In: Statistics and Probability
Theoretical considerations: Depending upon how the term "age" is defined, the effects of age on coping strategies can be roughly divided into three categories. First, if aging is understood in terms of biological aging, then age may have an indirect effect on coping strategies through the increase in health problems associated with aging. As one age, there are changes in types of problems experienced (cf., Aldwin, (990). The elderly are more likely to be coping with both their own health problems and those of significant others, especially spouses. They are also more likely to be bereaved or suffer the loss of close friends and relatives than are younger adults. As Folkman and Lazarus (1980, 1985) have pointed out, both health and loss problems are more likely to evoke palliative or emotion-focused coping than instrumental action. McCrae (1982) suggested that differences in coping strategies among younger and older adults are primarily a function of differences in the types of problems that they face. Therefore, any study of aging and coping strategies need to determine whether or not the older respondents are coping with health problems. Second, age effects can also be understood in terms of cohort differences. There may be historical characteristics of the present population of older adults that affect their choice of coping strategies. While the coping strategies of different age groups have been contrasted (cL, Aldwin & Revenson, 1985; Felton & Revenson, 1987; Folkman et aI., 1987; McCrae, 1982, 1989), the precise historical trends that might account for these cohort differences have not been systematically examined in the literature. For example, one could hypothesize that the lower levels of education in the present aged cohort, compared to younger groups, may predispose them to less active forms of mastery, given the positive association between education and internal locus of control (Lefcourt, 1976).

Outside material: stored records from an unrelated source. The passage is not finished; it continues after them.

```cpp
static void launch_kdbk(hipStream_t st, const FrameDesc *d_desc, const TickShape &s, uint32_t launches[5])
{
    hipLaunchKernelGGL(h264k::k_dbk, dim3((s.max_dbk + 64 * DBK_WG_WAVES - 1) / (64 * DBK_WG_WAVES), s.n_frames), dim3(64 * DBK_WG_WAVES), 0, st, d_desc);
    if (launches) launches[2]++;
}
template <int PATH> static void launch_inter(hipStream_t st, const FrameDesc *d_desc, uint32_t n_max, uint32_t n_frames)
{
#if INTER_LANE_BLOCKS
    if constexpr (PATH == 0) {
        if (n_max) hipLaunchKernelGGL(h264k::k_recon_inter_lb, dim3((n_max + INTER_LB_CHUNK - 1) / INTER_LB_CHUNK, n_frames), dim3(64), 0, st, d_desc);
    } else
#endif
    {
    constexpr uint32_t per_wg = INTER_WG_WAVES * h264k::inter_per_wave<PATH>();
    if (n_max) hipLaunchKernelGGL(h264k::k_recon_inter<PATH>, dim3((n_max + per_wg - 1) / per_wg, n_frames), dim3(64 * INTER_WG_WAVES), 0, st, d_desc);
    }
}
std::mutex g_tail_lds_mu;
size_t g_tail_lds[2][2][MAX_DEVICES] = {};
static int tail_prepare(hipStream_t st, int which, const BandPlan &bp, const void *fn, uint32_t **tickets)
{
    const bool banded = bp.bands > 1;
    *tickets = banded ? tickets_for(st) : nullptr;
    if (banded && !*tickets) return -1;
    int dev = 0;
    HIP_TRY(hipGetDevice(&dev));
    std::lock_guard<std::mutex> lk(g_tail_lds_mu);
    if (bp.lds > g_tail_lds[which][banded][dev]) {
        HIP_TRY(hipFuncSetAttribute(fn, hipFuncAttributeMaxDynamicSharedMemorySize, (int)bp.lds));
        g_tail_lds[which][banded][dev] = bp.lds;
    }
    return 0;
}

int launch_tick(hipStream_t st, const FrameDesc *d_desc, const TickShape &s, TickTimers *tt, uint32_t launches[5],
                unsigned stages = 7u, const SideLane *side = nullptr, unsigned long long *prof = nullptr)
{
    const bool timed = tt && tt->on;
    const unsigned tmask = timed ? tt->mask : 0u;
    auto boundary = [&](unsigned i) -> int {
        if ((((tmask << 1) | tmask) >> i) & 1u) HIP_TRY(hipEventRecord(tt->ev[i], st));
        return 0;
    };
    if (boundary(0)) return -1;
    const bool do_dbk = (stages & 4u) && s.any_deblock && s.max_dbk;
    const bool do_copy = (stages & 1u) && s.max_copy;
    const bool aside = side && side->stream && do_dbk;
    const bool copy_aside = aside && do_copy && side->copy_stream;
    if (tt) tt->copy_timed = false;
    auto launch_copy = [&](hipStream_t cs) {
        hipLaunchKernelGGL(h264k::k_copy, dim3(std::min<uint32_t>((s.max_copy + 3) / 4, COPY_WGS), s.n_frames), dim3(256), 0, cs, d_desc);
        if (launches) launches[0]++;
    };
    if (aside) {
        HIP_TRY(hipEventRecord(side->fork, st));
        HIP_TRY(hipStreamWaitEvent(side->stream, side->fork, 0));
        if (copy_aside) {
            const bool ctimed = timed && (tmask & 1u) && tt->sev[3] && tt->sev[4];
            if (tt) tt->copy_timed = ctimed;
            HIP_TRY(hipStreamWaitEvent(side->copy_stream, side->fork, 0));
            if (ctimed) HIP_TRY(hipEventRecord(tt->sev[3], side->copy_stream));
            launch_copy(side->copy_stream);
            if (ctimed) HIP_TRY(hipEventRecord(tt->sev[4], side->copy_stream));
// ... 1402 lines not shown
```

Third, age can also be understood in terms of intrinsic developmental processes. Gutmann (1974) suggested that a shift in mastery styles occurs across the life span, with young adults choosing strategies reflecting active mastery, middle-aged adults using what he termed "passive" mastery techniques, and old adults using "magical mastery." Using TAT cards, Gutmann attempted to show that this decremental developmental shift occurred cross-culturally. However, responses on TATs do not necessarily reflect the actual use of coping strategies in everyday problems, and alternative explanations are possible, including age differences in education and socialization to Western norms.
Empirical findings. - If older adults are less likely to perceive stressful episodes as controllable, they should also be less likely to use instrumental action and more likely to use palliative or avoidant coping strategies. However, nearly every study of aging and coping has found that, in general, older individuals are not passive copers. For example, the Vaillant (1977) study mentioned earlier found that middle-aged men in the Grant study used fewer neurotic and immature defense mechanisms and more mature strategies, in contrast with their youthful selves. Similarly, McCrae (1982) found that older adults used fewer escapist and hostile strategies.
Conclusion: The perceived controllability of situations is thought to influence the types of coping strategies used, and this is important in adaptive processes. Elderly individuals are widely perceived to have less control over their environment than other adults. This lack of perceived control should have adverse effects on how they cope with stressful situations. However, most studies have shown that older adults differ little from younger adults in their approaches to coping with stress.